Utah thus had its introduction to modern sewage treatment methods. Next was the task of developing local interest and awareness of the need for adequate treatment of waste being discharged from existing sewer systems, and the need to include treatment in all plans for new systems.

While the subject of adequate waste disposal had been promoted and discussed from time to time in various meetings, it received its greatest stimulus in the mid-1940's when the Utah Municipal League, at the urging of Tom McCoy, its Executive Director, established a "Water Works and Sanitation Conference" as an ongoing League function. The "Conference", chaired by Lynn M. Thatcher, served as a means of keeping the problems of adequate waste disposal before elected officials and the public for some 30 years to follow.

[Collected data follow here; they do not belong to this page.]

int rows_chain_launch(void *stream, int rows, int cin, const float *in_pm, int nlayers, const int *dims, const float *wpack,
                      const float *bias, int relu_last, float *out_pm, int out_stride, int cout, int *launched) {
    *launched = 0;
    if (rows < 8192 || cin % 16 != 0 || nlayers < 1 || nlayers > 3 || dims[0] != cin) return 0;
    RowsChainArgs a{};
    a.rows = rows; a.in_stride = cin; a.in = in_pm; a.wpack = wpack; a.bias = bias;
    int wo = 0, bo = 0;
    for (int l = 0; l < nlayers; ++l) {
        a.woff[l] = wo; a.boff[l] = bo;
        wo += dims[l] * dims[l + 1];
        bo += dims[l + 1];
    }
    a.out = out_pm; a.out_stride = out_stride; a.cout = cout; a.relu_last = relu_last;
    const long long tiles = ((long long)rows + 63) / 64;
    const int grid = (int)(tiles < 256 * g_rc_wg_per_cu ? tiles : 256 * g_rc_wg_per_cu);
#define RC_TRY(K0, K1, K2, K3)                                                                                           \
    if (rc_shape_is(nlayers, dims, K0, K1, K2, K3)) {                                                                    \
        hipLaunchKernelGGL((rows_chain_kernel<K0, K1, K2, K3>), dim3(grid), dim3(RC_THREADS), 0, as_stream(stream), a);  \
        *launched = 1;                                                                                                   \
        return check_launch("rows_mlp_fused(chain)");                                                                    \
    }
    RC_TRY(8, 16, 16, 1)
    RC_TRY(8, 4, 4, 1)
#undef RC_TRY
    return 0;
}

int rows_chain_pair_launch(void *stream, int rows, int cin, const float *in_pm, int nlayers, const int *dims, const float *wpack_a,
                           const float *bias_a, const float *wpack_b, const float *bias_b, int relu_last, float *out_a, int out_stride_a,
                           int cout_a, float *out_b, int out_stride_b, int cout_b, int *launched) {
    *launched = 0;
    if (rows < 8192 || cin % 16 != 0 || nlayers != 3 || dims[0] != cin) return 0;
    RowsChainPairArgs a{};
    a.rows = rows; a.in_stride = cin; a.in = in_pm;
    a.wpack[0] = wpack_a; a.bias[0] = bias_a; a.wpack[1] = wpack_b; a.bias[1] = bias_b;
    int wo = 0, bo = 0;
    for (int l = 0; l < nlayers; ++l) {
        a.woff[l] = wo; a.boff[l] = bo;
        wo += dims[l] * dims[l + 1];
        bo += dims[l + 1];
    }
    a.out[0] = out_a; a.out_stride[0] = out_stride_a; a.cout[0] = cout_a;
    a.out[1] = out_b; a.out_stride[1] = out_stride_b; a.cout[1] = cout_b;
    a.relu_last = relu_last;
    const long long tiles = ((long long)rows + 63) / 64;
    const int grid = (int)(tiles < 256 * g_rc_wg_per_cu ? tiles : 256 * g_rc_wg_per_cu);
    if (rc_shape_is(nlayers, dims, 8, 16, 16, 1)) {
        hipLaunchKernelGGL((rows_chain_pair_kernel<8, 16, 16, 1>), dim3(grid), dim3(RC_THREADS), 0, as_stream(stream), a);
        *launched = 1;
        return check_launch("rows_mlp_fused_pair(chain)");
    }
    return 0;
}
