+      float m[32];
+#pragma unroll
+      for (int j = 0; j < 32; ++j)
+        m[j] = fmaxf(fmaxf(__uint_as_float(v0[j]), __uint_as_float(v1[j])), __uint_as_float(v2[j]));
+      const uint32_t xb = xbuf + (uint32_t)(sbuf * 4 * 128);
+      if (lane == 31) {
+#pragma unroll
+        for (int j = 0; j < 8; ++j)
+          sts_v4(xb + (uint32_t)(quarter * 128 + j * 16), make_uint4(__float_as_uint(m[4 * j]), __float_as_uint(m[4 * j + 1]),
+                                                                     __float_as_uint(m[4 * j + 2]), __float_as_uint(m[4 * j + 3])));
+      }
+      float x[32];
+#pragma unroll
+      for (int j = 0; j < 32; ++j) {
+        const float rt = __shfl_down_sync(0xffffffffu, m[j], 1);
+        const float lf = __shfl_up_sync(0xffffffffu, m[j], 1);
+        x[j] = fmaxf(m[j], has_right ? rt : m[j]);
+        if (lane > 0) x[j] = fmaxf(x[j], lf);
+      }
+      named_bar_sync(1 + g, 128);
+      if (lane == 0 && quarter > 0) {
+#pragma unroll
+        for (int j = 0; j < 8; ++j) {
+          const uint4 u = lds_v4(xb + (uint32_t)((quarter - 1) * 128 + j * 16));
+          x[4 * j] = fmaxf(x[4 * j], __uint_as_float(u.x)); x[4 * j + 1] = fmaxf(x[4 * j + 1], __uint_as_float(u.y));
+          x[4 * j + 2] = fmaxf(x[4 * j + 2], __uint_as_float(u.z)); x[4 * j + 3] = fmaxf(x[4 * j + 3], __uint_as_float(u.w));
+        }
+      }
+      if (nq <= 0) continue;
+      const uint32_t stg = smem_base + SM::STG_OFFSET + (uint32_t)((ew * 2 + sbuf) * SM::STG_BYTES);
+      if (lane == 0) bulk_wait_read<1>();
+      __syncwarp();
+      if (emits) {
+#pragma unroll
+        for (int c = 0; c < 4; ++c) {
+          uint64_t a0 = pack_f32x2(__float_as_uint(x[8 * c + 0]), __float_as_uint(x[8 * c + 1]));
+          uint64_t a1 = pack_f32x2(__float_as_uint(x[8 * c + 2]), __float_as_uint(x[8 * c + 3]));
+          uint64_t a2 = pack_f32x2(__float_as_uint(x[8 * c + 4]), __float_as_uint(x[8 * c + 5]));
+          uint64_t a3 = pack_f32x2(__float_as_uint(x[8 * c + 6]), __float_as_uint(x[8 * c + 7]));
+          if (has_bias) {
+            const uint4 b0 = lds_v4(bias_g + (uint32_t)(c * 32)), b1 = lds_v4(bias_g + (uint32_t)(c * 32 + 16));
+            a0 = add_f32x2(a0, pack_f32x2(b0.x, b0.y)); a1 = add_f32x2(a1, pack_f32x2(b0.z, b0.w));
+            a2 = add_f32x2(a2, pack_f32x2(b1.x, b1.y)); a3 = add_f32x2(a3, pack_f32x2(b1.z, b1.w));
+          }
+          sts_v4(stg + (uint32_t)((lane >> 1) * 64 + c * 16),
+                 make_uint4(max_bf16x2(cvt_bf16x2(a0), relu_floor), max_bf16x2(cvt_bf16x2(a1), relu_floor),
+                            max_bf16x2(cvt_bf16x2(a2), relu_floor), max_bf16x2(cvt_bf16x2(a3), relu_floor)));
+        }
+      }
+      fence_async_smem();
+      __syncwarp();
+      if (lane == 0) {
+        if (img < p.N) {
+          const int row = (img * p.PP + pr) * p.QP + 16 * quarter;
+          if (nq == 16) tma_store_2d(&tmOut, stg, p.out_coff + 32 * g, row);
+          else tma_store_2d(&tmOutTail, stg, p.out_coff + 32 * g, row);
+        }
+        bulk_commit();
+      }
+    }
+    if (lane == 0) bulk_wait_read<0>();
+    tc_fence_before();
+  }
+  __syncthreads();
+  cluster_sync_all();
+  if (warp == 1) {
+    tc_fence_after();
+    asm volatile("tcgen05.dealloc.cta_group::2.sync.aligned.b32 %0, %1;" ::"r"(tmem_base), "r"(TMEM_COLS) : "memory");
+  }
+}
+
+
 struct TcFusedParams {
   const float* bias1;
   const float* bias2;
@@ -1510,6 +1768,7 @@
   int num_k_blocks, cblocks;
   int halo_wp, halo_r, halo_tpi, halo_cb, halo_n;
   int raw_rows, col_tiles;
+  int stem_pool;
   unsigned int* err_flag;
 };
 
@@ -1554,6 +1813,16 @@
   return 0;
 }
 
+static bool stem4_raw_rows_fit(const ConvParams& p) {
+  const int Wp = p.Win + 2 * p.in_halo;
+  return 6 * Wp * 8 + 16 * 127 + 64 <= TC_BLOCK_M * TC_BLOCK_K * 2 && raw_row_inner(Wp * 4) > 0;
+}
+
+bool tc_conv_is_stem_pool(const ConvParams& p) {
+  return p.pool_P > 0 && !p.split && tc_conv_is_stem4(p) && p.Cout == 64 && stem4_raw_rows_fit(p) &&
+         p.pool_P == (p.P - 1) / 2 + 1 && p.pool_Q == (p.Q - 1) / 2 + 1;
+}
+
 static int raw3x3_col_tiles(int Q) {
   if (Q <= TC_BLOCK_M) return 1;
   for (int t = 2; Q / t >= TC_BLOCK_M / 2; ++t)
@@ -1597,6 +1866,7 @@
 }
 
 bool tc_conv_supported(const ConvParams& p) {
+  if (p.pool_P > 0) return tc_conv_is_stem_pool(p);
   if (p.split) {
     if (p.Cin % TC_BLOCK_K != 0 || p.Cout % 64 != 0 || p.in_coff != 0 || p.out_coff != 0 || p.in_lo_off != p.Cin) return false;
     if (p.in_cstride != 2 * p.Cin || p.out_cstride < p.out_lo_off + p.Cout || p.out_lo_off % 64 != 0) return false;
@@ -1656,6 +1926,37 @@
   return NIB_OK;
 }
 
+static int encode_stem4_raw_rows(CUtensorMap* tm, const ConvParams& p, int max_batch) {
+  const int Hp = p.Hin + 6, Wp = p.Win + 6, inner = raw_row_inner(Wp * 4);
+  cuuint64_t dims[4] = {(cuuint64_t)inner, (cuuint64_t)(Wp * 4 / inner), (cuuint64_t)Hp, (cuuint64_t)max_batch};
+  cuuint64_t strides[3] = {(cuuint64_t)inner * 2, (cuuint64_t)Wp * 8, (cuuint64_t)Hp * Wp * 8};
+  cuuint32_t box[4] = {(cuuint32_t)inner, (cuuint32_t)(Wp * 4 / inner), 7, 1};
+  cuuint32_t es[4] = {1, 1, 1, 1};
+  CUresult r = g_encodeTiled(tm, CU_TENSOR_MAP_DATA_TYPE_BFLOAT16, 4, const_cast<void*>(p.in), dims, strides, box, es,
+                             CU_TENSOR_MAP_INTERLEAVE_NONE, CU_TENSOR_MAP_SWIZZLE_NONE, CU_TENSOR_MAP_L2_PROMOTION_L2_256B,
+                             CU_TENSOR_MAP_FLOAT_OOB_FILL_NONE);
+  if (r != CUDA_SUCCESS) {
+    set_error("cuTensorMapEncodeTiled (stem, raw rows) failed (%d)", (int)r);
+    return NIB_ECUDA;
+  }
+  return NIB_OK;
+}
+
+static int encode_stem4_weights(CUtensorMap* tm, const ConvParams& p, int rows) {
+  cuuint64_t dims[2] = {256, (cuuint64_t)p.Cout};
+  cuuint64_t strides[1] = {256 * 2};
+  cuuint32_t box[2] = {32, (cuuint32_t)rows};
+  cuuint32_t es[2] = {1, 1};
+  CUresult r = g_encodeTiled(tm, CU_TENSOR_MAP_DATA_TYPE_BFLOAT16, 2, const_cast<void*>(p.w_alt), dims, strides, box, es,
+                             CU_TENSOR_MAP_INTERLEAVE_NONE, CU_TENSOR_MAP_SWIZZLE_64B, CU_TENSOR_MAP_L2_PROMOTION_L2_256B,
+                             CU_TENSOR_MAP_FLOAT_OOB_FILL_NONE);
+  if (r != CUDA_SUCCESS) {
+    set_error("cuTensorMapEncodeTiled (stem weights, 64B swizzle) failed (%d)", (int)r);
+    return NIB_ECUDA;
+  }
+  return NIB_OK;
+}
+
 int tc_conv_plan_create(const ConvParams& p, int max_batch, TcConvPlan** out) {
   int rc = load_driver_fns();
   if (rc != NIB_OK) return rc;
@@ -1668,34 +1969,50 @@
   plan->err_flag = g_err_flag;
   plan->block_n = pick_block_n(p.Cout);
   plan->tile_rows = TC_BLOCK_M;
+  if (p.pool_P > 0) {
+    if (!tc_conv_is_stem_pool(p)) {
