 template <int EPIX, bool X2 = false, int NRB = 4>
 WIRE_DEVINL void h_epilogue(f32x4 (&acc)[NRB][8], const GemmEpiParams& ep, const int M, const int m_w, const int n_w,
                             const int Nc, const int lane, unsigned char* lds, const int wave, const int rt,
                             const float acc_scale = 1.f) {
-  constexpr int EPI = EPIX & ~EPI_CG;
+  constexpr int EPI = EPIX & ~EPI_FLAGS;
   constexpr bool CG = (EPIX & EPI_CG) != 0;
+  constexpr int DN = (EPIX & EPI_D2) ? 2 : (EPIX & EPI_D3) ? 3 : 0;
+  constexpr bool LA = (EPIX & EPI_LA) != 0;
+  static_assert(!LA || EPI == EPI_GABOR_BWD, "EPI_LA: the hidden-layer data gradient of the 1-D Gabor net");
+  static_assert(DN == 0 || ((EPI == EPI_GABOR_BWD_FIRST || EPI == EPI_GABOR2D_BWD_FIRST) && NRB == 4),
+                "EPI_D2 / EPI_D3: the layer-1 forms of the complex nets on the 256-row tile");
   const int rr = lane & 7, ch = (lane >> 3) & 1, g = lane >> 4;
   float amx = 0.f;
   if constexpr (X2) {
@@ -302,6 +640,12 @@
         }
       }
     }
+  } else if constexpr (EPI == EPI_GABOR_BWD && LA) {
+    h_gabor_bwd_la<X2, NRB>(acc, ep, M, m_w, n_w, Nc, lane, amx);
+  } else if constexpr (EPI == EPI_GABOR_BWD_FIRST && DN != 0) {
+    h_gabor_bwd_first_dn<CG, DN, NRB>(acc, ep, M, m_w, n_w, Nc, lane, lds, wave, rt);
+  } else if constexpr (EPI == EPI_GABOR2D_BWD_FIRST && DN != 0) {
+    h_gabor2d_bwd_first_dn<CG, DN, NRB>(acc, ep, M, m_w, n_w, Nc, lane, lds, wave, rt);
   } else if constexpr (EPI == EPI_GABOR2D_BWD || EPI == EPI_GABOR2D_BWD_FIRST) {
     const float m2s2 = -2.f * ep.scale * ep.scale, w0 = ep.omega;
     float cg[4] = {0.f, 0.f, 0.f, 0.f};
diff --git a/wire_amd/csrc/wire_gemmx2h.hip b/wire_amd/csrc/wire_gemmx2h.hip
--- a/wire_amd/csrc/wire_gemmx2h.hip
+++ b/wire_amd/csrc/wire_gemmx2h.hip
@@ -364,13 +364,27 @@
       return hipErrorInvalidValue;
     }
   }
+  constexpr int EPI0 = EPI & ~(EPI_D2 | EPI_D3 | EPI_LA);
   if (knob(K_X2_AMODE) == 2)
     hipLaunchKernelGGL((gemmx2h_nt_kernel<EPI, 2, 4>), grid, dim3(256), 0, s, A, lda, Bx2, (int)M, Nc, Kd, tiles_m, tiles_n, ep);
   else if (knob(K_X2_AMODE) == 1)
-    hipLaunchKernelGGL((gemmx2h_nt_kernel<EPI, 1, 4>), grid, dim3(256), 0, s, A, lda, Bx2, (int)M, Nc, Kd, tiles_m, tiles_n, ep);
+    hipLaunchKernelGGL((gemmx2h_nt_kernel<EPI0, 1, 4>), grid, dim3(256), 0, s, A, lda, Bx2, (int)M, Nc, Kd, tiles_m, tiles_n, ep);
   else
-    hipLaunchKernelGGL((gemmx2h_nt_kernel<EPI, 0, 4>), grid, dim3(256), 0, s, A, lda, Bx2, (int)M, Nc, Kd, tiles_m, tiles_n, ep);
+    hipLaunchKernelGGL((gemmx2h_nt_kernel<EPI0, 0, 4>), grid, dim3(256), 0, s, A, lda, Bx2, (int)M, Nc, Kd, tiles_m, tiles_n, ep);
   return hipGetLastError();
+}
+template <int EPI>
+static hipError_t launchx2h_first(hipStream_t s, const float* A, int lda, const unsigned short* Bx2, int64_t M, int Nc,
+                                  int Kd, const GemmEpiParams& ep) {
+  constexpr int E3 = EPI == EPI_GABOR2D_BWD_FIRST ? 0 : EPI_D3;
+  const int dn = ep.first_dn && ep.coords && (ep.D == 2 || (ep.D == 3 && E3)) ? ep.D : 0;
+  if (ep.cg_partial)
+    return dn == 2 ? launchx2h_t<EPI | EPI_CG | EPI_D2>(s, A, lda, Bx2, M, Nc, Kd, ep)
+         : dn == 3 ? launchx2h_t<EPI | EPI_CG | E3>(s, A, lda, Bx2, M, Nc, Kd, ep)
+                   : launchx2h_t<EPI | EPI_CG>(s, A, lda, Bx2, M, Nc, Kd, ep);
+  return dn == 2 ? launchx2h_t<EPI | EPI_D2>(s, A, lda, Bx2, M, Nc, Kd, ep)
+       : dn == 3 ? launchx2h_t<EPI | E3>(s, A, lda, Bx2, M, Nc, Kd, ep)
+                 : launchx2h_t<EPI>(s, A, lda, Bx2, M, Nc, Kd, ep);
 }
 
 hipError_t launch_gemmx2h_nt(hipStream_t s, int epi, const float* A, int lda, const void* Bx2v, int64_t M, int Nc,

Also in 1950 the University of Utah held its first "Municipal Water and Sewage Works School", directed by Professor Grant K. Borg. This was an annual University function for the next 22 years, furthering the spread of information regarding proper waste disposal methods.

The first municipally-owned secondary treatment work in Utah was constructed by Nephi City in 1949. This pattern was to be followed in the 1950's by other public entities, both in municipalities and through formation of sewer districts. These were stimulated in part by enactment of the Utah Water Pollution Control Act in 1953, and by federal grants-in-aid for construction of treatment works which were administrated by the United States Public Health Service beginning in 1956.

The foregoing events served well to establish the awareness and the interest in proper waste disposal, both of which were necessary to involve growing numbers of public officials, engineers, plant operators, equipment suppliers and the public in general. The time appeared right to then explore possibilities of forming a Utah Association and to affiliate with the Federation. Encouraged by a favorable sample of opinion among those in the sewerage field, William T. South, in December 1956, served as the catalyst to bring interested parties together in a series of three meetings including a presentation at the Municipal Water and Sewage Works

School at the University of Utah in February 1957. Those meetings culminated in the formation of the Utah Sewage and Industrial Wastes Association.

A listing of Charter Members of the Association is presented in the Appendix. Several Utah people were already affiliated with the Federation holding membership in neighboring member Associations of the Federation. Since they were soon to become members of the Utah Association it seems proper they also should be considered among the Charter Members.

A complete roster of Association officers is also included in the Appendix. Of interest is the shortened term of office in 1971. It was in this year, as will be mentioned later, that the Association chose to cast its lot in joint annual meetings with the local Intermountain Section of the American Water Works Association, whose annual meetings were held in the fall of the year. Thus, officers were elected at the usual annual meeting of the Association in February and a new slate was later elected during the fall meeting in September of the same year.

 

Constitution and Bylaws

The Constitution and Bylaws initially adopted by the Utah Sewage and Industrial Wastes Association on April 12, 1957, were of a form recommended by the Federation. The document has since undergone amendment periodically, reflecting the changing needs of the Association.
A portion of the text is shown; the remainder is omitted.